In order to verify your project quota on the LNGS object storage service an the actual usage, you can login into linux.lngs.infn.it and use the following command:
get_s3_usage
The –detail option will give detailed information on usage per single bucket
Interacting with the LNGS Cloud Storage can be done in multiple ways. There are S3 APIs and libraries exist for most programming languages, but there are also different clients that make data access easier and quicker. Following there are instructions for using some of the more popular S3 clients.
Rclone (https://rclone.org/) is a command line program to manage files on cloud storage. It is a feature rich alternative to cloud vendors' web storage interfaces. Over 40 cloud storage products (https://rclone.org/#providers) support rclone, including S3 object stores, business & consumer file storage services, as well as standard transfer protocols.
Rclone can be configured via environment variables. Suppose you are calling you remote storage “mydata”. Then you'll need the following variables:
export RCLONE_CONFIG_MYDATA_TYPE=s3 export RCLONE_CONFIG_MYDATA_ACCESS_KEY_ID=<your_access_key> export RCLONE_CONFIG_MYDATA_SECRET_ACCESS_KEY=<your_secret_key> export RCLONE_CONFIG_MYDATA_ENDPOINT=https://s3.lngs.infn.it
Alternatively rclone can be configured on first usage using its own internal configuration tool. Test that the configuration is correct by running
rclone ls mydata:
Full documentation on rclone command line usage can be find in the man pages or on the https://rclone.org/ site.
You can also access your S3 storage area as a shared folder on your personal computer.
mkdir lngs_data rclone mount lngs: lngs_data
This is very much like a windows shared folder or a linux nfs mount, except it can be accessed from anywhere in the world. Keep in mind that you can't treat this folder exactly like a local folder on your laptop: this is much slower and will fail with certain operations, e.g. when cloning large repositories with thousands of files from git. The correct usage for a folder like this is to keep mostly static data for remote access.
Installation instructions for the AWS client can be found here:
Edit the .aws/config file so that it looks like this:
[default] region = us-east-1
Edit the .aws/credentials file creating a default profile
[default] aws_access_key_id = <your_access_key> aws_secret_access_key = <your_secret_key>
Or adding a new one:
[default] aws_access_key_id = <another_access_key> aws_secret_access_key = <another_secret_key> [lngs] aws_access_key_id = <your_access_key> aws_secret_access_key = <your_secret_key>
There is no way of defining the endpoint url in a configuration file, so it must be passed as a command line argument.
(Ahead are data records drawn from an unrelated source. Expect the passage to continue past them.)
# martenlienen/generative-turbulence

Hardware: AMD Instinct MI355X
Metric: U-Net fwd+bwd voxels/sec (DDPM training step, 192x64x48x4) (higher is better)
Workload: dtype bf16

## Files before the change

### generative-turbulence_amd/csrc/tdx_codec.hip

```cpp
#include "tdx_codec_elem.h"
#include "tdx_conv3.h"

#define CD_THREADS 256
#define CD_VOX 512
#define CD_VOX_DEC 2048

template <typename T, int F>
__global__ void __launch_bounds__(CD_THREADS)
encode_fwd_kernel(const float* __restrict__ x, const float* __restrict__ wx, const float* __restrict__ bx,
                  const float* __restrict__ c, const float* __restrict__ wc, const float* __restrict__ bc,
                  T* __restrict__ y, int64_t V, int D, int Dtot) {
    const int b = blockIdx.y;
    const int L = Dtot >> 3, rows = CD_THREADS / L;
    const int lc = threadIdx.x % L, r = threadIdx.x / L;
    if (r >= rows) return;
    const EncLane<F> enc(lc, b, D, V, x, wx, bx, c, wc, bc);
    const int64_t v0 = (int64_t)blockIdx.x * CD_VOX, v1 = min(V, v0 + CD_VOX);
    for (int64_t v = v0 + r; v < v1; v += rows) {
        const auto in = enc.load(V, v);
        Vec8<T> o;
#pragma unroll
        for (int j = 0; j < 8; ++j) o.v[j] = enc.eval(j, in);
        o.store(y + ((int64_t)b * V + v) * Dtot + lc * 8);
    }
}

template <typename T, int F>
__global__ void __launch_bounds__(CD_THREADS)
encode_bwd_kernel(const T* __restrict__ dy, const float* __restrict__ x, const float* __restrict__ c,
                  const float* __restrict__ wc, float* __restrict__ dwx, float* __restrict__ dbx,
                  float* __restrict__ dwc, float* __restrict__ dbc, float* __restrict__ dc, int B, int64_t V, int D,
                  int Dtot, int64_t slab_stride) {
    dwx += blockIdx.x * slab_stride; dbx += blockIdx.x * slab_stride;
    if (dwc) { dwc += blockIdx.x * slab_stride; dbc += blockIdx.x * slab_stride; }
    const int L = Dtot >> 3, rows = CD_THREADS / L;
    const int lc = threadIdx.x % L, r = threadIdx.x / L;
    const bool active = r < rows;
    const bool is_x = lc * 8 < D;
    const int ch0 = is_x ? lc * 8 : lc * 8 - D;
    float s[8 * F + 8];
#pragma unroll
    for (int j = 0; j < 8 * F + 8; ++j) s[j] = 0.f;
    float wr[8][F];
    if (!is_x) {
#pragma unroll
        for (int j = 0; j < 8; ++j)
#pragma unroll
            for (int k = 0; k < F; ++k) wr[j][k] = wc[(ch0 + j) * F + k];
    }
    const int Lc = (Dtot - D) >> 3;
    const int64_t v0 = (int64_t)blockIdx.x * CD_VOX, v1 = min(V, v0 + CD_VOX);
    for (int64_t vb = v0; vb < v1; vb += rows) {
        const int64_t v = vb + r;
        const bool ok = active && v < v1;
        float dcl[F];
#pragma unroll
        for (int k = 0; k < F; ++k) dcl[k] = 0.f;
        for (int b0 = 0; b0 < B; b0 += 3) {
            Raw8<T> graw[3];
            float in[3][F];
#pragma unroll
            for (int u = 0; u < 3; ++u) {
                const int b = min(b0 + u, B - 1);
                const bool okb = ok && b0 + u < B;
                graw[u].load(dy + ((int64_t)b * V + (okb ? v : v0)) * Dtot + lc * 8);
                const float* src = is_x ? x + (int64_t)b * F * V : c;
#pragma unroll
                for (int k = 0; k < F; ++k) in[u][k] = src[(int64_t)k * V + (okb ? v : v0)];
            }
            __builtin_amdgcn_sched_barrier(0);
#pragma unroll
            for (int u = 0; u < 3; ++u) {
                const bool okb = ok && b0 + u < B;
                Vec8<T> g = graw[u].get();
#pragma unroll
                for (int j = 0; j < 8; ++j) g.v[j] = okb ? g.v[j] : 0.f;
#pragma unroll
                for (int j = 0; j < 8; ++j) {
#pragma unroll
                    for (int k = 0; k < F; ++k) s[j * F + k] += g.v[j] * in[u][k];
                    s[8 * F + j] += g.v[j];
                }
                if (!is_x) {
#pragma unroll
                    for (int k = 0; k < F; ++k)
#pragma unroll
                        for (int j = 0; j < 8; ++j) dcl[k] += wr[j][k] * g.v[j];
                }
            }
        }
        if (dc != nullptr && Lc > 0) {
#pragma unroll
            for (int k = 0; k < F; ++k) {
                float t = is_x ? 0.f : dcl[k];
                for (int o = 1; o < L; o <<= 1) t += __shfl_xor(t, o, 64);
                if (ok && lc == 0) dc[(int64_t)k * V + v] = t;
            }
        }
    }
    __shared__ float red[CD_THREADS][8 * F + 8 + 1];
    const int tid = threadIdx.x;
#pragma unroll
    for (int j = 0; j < 8 * F + 8; ++j) red[tid][j] = active ? s[j] : 0.f;
    __syncthreads();
    constexpr int N = 8 * F + 8;
    for (int o = tid; o < L * N; o += CD_THREADS) {
        const int l = o / N, j = o - l * N;
        float t = 0.f;
        for (int q = 0; q < rows; ++q) t += red[q * L + l][j];
        const bool lx = l * 8 < D;
        const int c0 = lx ? l * 8 : l * 8 - D;
        float* dw = lx ? dwx : dwc;
        float* db = lx ? dbx : dbc;
        if (j < 8 * F) atomicAdd(&dw[(c0 + j / F) * F + (j % F)], t);
        else atomicAdd(&db[c0 + (j - 8 * F)], t);
    }
}

static bool pow2(int v) { return v > 0 && (v & (v - 1)) == 0; }
static hipError_t codec_zero(float* p, size_t n, hipStream_t st) {
    return tdx_zero_async(p, n * sizeof(float), st) == TDX_OK ? hipSuccess : hipErrorUnknown;
}
static float* det_slabs(int64_t floats) {
    char* arena = (char*)tdx_scratch_ptr();
    if (!arena || (int64_t)tdx_scratch_bytes() < 256 + floats * (int64_t)sizeof(float)) return nullptr;
    return reinterpret_cast<float*>(arena + 256);
}

extern "C" int tdx_encode_fwd(const float* x, int Fx, const float* wx, const float* bx, const float* c, int Fc,
                              const float* wc, const float* bc, void* y, int B, int64_t V, int D, int dtype,
                              void* stream) {
    TDX_CHECK_ARG(x && wx && bx && y && B > 0 && V > 0 && D > 0);
    TDX_CHECK_ARG(c == nullptr || (wc && bc));
    const int Dtot = c ? 2 * D : D;
    if ((D % 8) || !pow2(Dtot / 8) || Dtot / 8 > 64 || Fx != 4 || (c && Fc != 4)) return TDX_ESHAPE;
    dim3 grid(ceil_div(V, CD_VOX), B);
    TDX_DISPATCH_DTYPE(dtype, hipLaunchKernelGGL((encode_fwd_kernel<T, 4>), grid, dim3(CD_THREADS), 0, as_stream(stream),
                                                 x, wx, bx, c, wc, bc, (T*)y, V, D, Dtot));
    return tdx_launch_status();
}

extern "C" int tdx_encode_bwd(const void* dy, const float* x, int Fx, const float* c, int Fc, const float* wc,
                              float* dwx, float* dbx, float* dwc, float* dbc, float* dc, int B, int64_t V, int D,
                              int dtype, void* stream) {
    TDX_CHECK_ARG(dy && x && dwx && dbx && B > 0 && V > 0 && D > 0);
    TDX_CHECK_ARG(c == nullptr || (wc && dwc && dbc));
    const int Dtot = c ? 2 * D : D;
    if ((D % 8) || !pow2(Dtot / 8) || Dtot / 8 > 64 || Fx != 4 || (c && Fc != 4)) return TDX_ESHAPE;
    hipStream_t st = as_stream(stream);
    dim3 grid(ceil_div(V, CD_VOX));
    if (tdx_deterministic()) {
        const int64_t slab = 10 * (int64_t)D;
        float* slabs = det_slabs((int64_t)grid.x * slab);
        if (!slabs) return TDX_EINVAL;
        int e0 = tdx_zero_async(slabs, (size_t)grid.x * slab * sizeof(float), st);
        if (e0 != TDX_OK) return e0;
        TDX_DISPATCH_DTYPE(dtype, hipLaunchKernelGGL((encode_bwd_kernel<T, 4>), grid, dim3(CD_THREADS), 0, st, (const T*)dy, x, c, wc,
                                                     slabs, slabs + 4 * D, c ? slabs + 5 * D : nullptr,
                                                     c ? slabs + 9 * D : nullptr, dc, B, V, D, Dtot, slab));
        int rc = tdx_launch_status();
        if (rc == TDX_OK) rc = ordered_sum_launch(slabs, (int)grid.x, slab, dwx, 1, 4 * D, 4 * D, false, st);
        if (rc == TDX_OK) rc = ordered_sum_launch(slabs + 4 * D, (int)grid.x, slab, dbx, 1, D, D, false, st);
        if (rc == TDX_OK && c) rc = ordered_sum_launch(slabs + 5 * D, (int)grid.x, slab, dwc, 1, 4 * D, 4 * D, false, st);
        if (rc == TDX_OK && c) rc = ordered_sum_launch(slabs + 9 * D, (int)grid.x, slab, dbc, 1, D, D, false, st);
        return rc;
    }
    hipError_t e = codec_zero(dwx, (size_t)D * 4, st);
    if (e == hipSuccess) e = codec_zero(dbx, (size_t)D, st);
    if (e == hipSuccess && c) e = codec_zero(dwc, (size_t)D * 4, st);
    if (e == hipSuccess && c) e = codec_zero(dbc, (size_t)D, st);
    if (e != hipSuccess) return (int)e;
    TDX_DISPATCH_DTYPE(dtype, hipLaunchKernelGGL((encode_bwd_kernel<T, 4>), grid, dim3(CD_THREADS), 0, st, (const T*)dy,
                                                 x, c, wc, dwx, dbx, dwc, dbc, dc, B, V, D, Dtot, (int64_t)0));
    return tdx_launch_status();
}
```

aws s3 --profile lngs --endpoint-url=https://s3.lngs.infn.it ls
Full documentation on aws s3 command line usage can be obtained by running
aws s3 help
CyberDuck is a graphical client to different storage backends, including S3. It is availabe on Windows and MacOS. Setting it up to access your LNGS S3 storage is straightforward:
Duplicity is a software for encrypted remote backups that has an S3 backend. It can be used interactively or within a script that runs periodically via cron to backup your data. A basic example script follows. Duplicity is available on linux systems via the package management system and has a explicative man page.
export AWS_ACCESS_KEY_ID=<your_access_key> export AWS_SECRET_ACCESS_KEY=<your_secret_key> # Do not forget this passphrase!!! It is used to encrypt your data and is needed for restoring data! export PASSPHRASE="trentatre gatti neri" duplicity --full-if-older-than 3M Documents s3://s3.lngs.infn.it/backup
The same data that you can access via API or via a command line client can be also browsed via a sync&share service, like LNGS https://gsbox.lngs.infn.it. You can mount your S3 buckets on owncloud and access them via its web interface. Synchronizing such data via the owncloud sync&share client should not be done as it will cause high load and data replication errors
Here is how you can mount an S3 bucket on owncloud:
Make sure you enable both the “Enable SSL” and the “Enable Path Style” buttons and indicate “us-east-1” as region.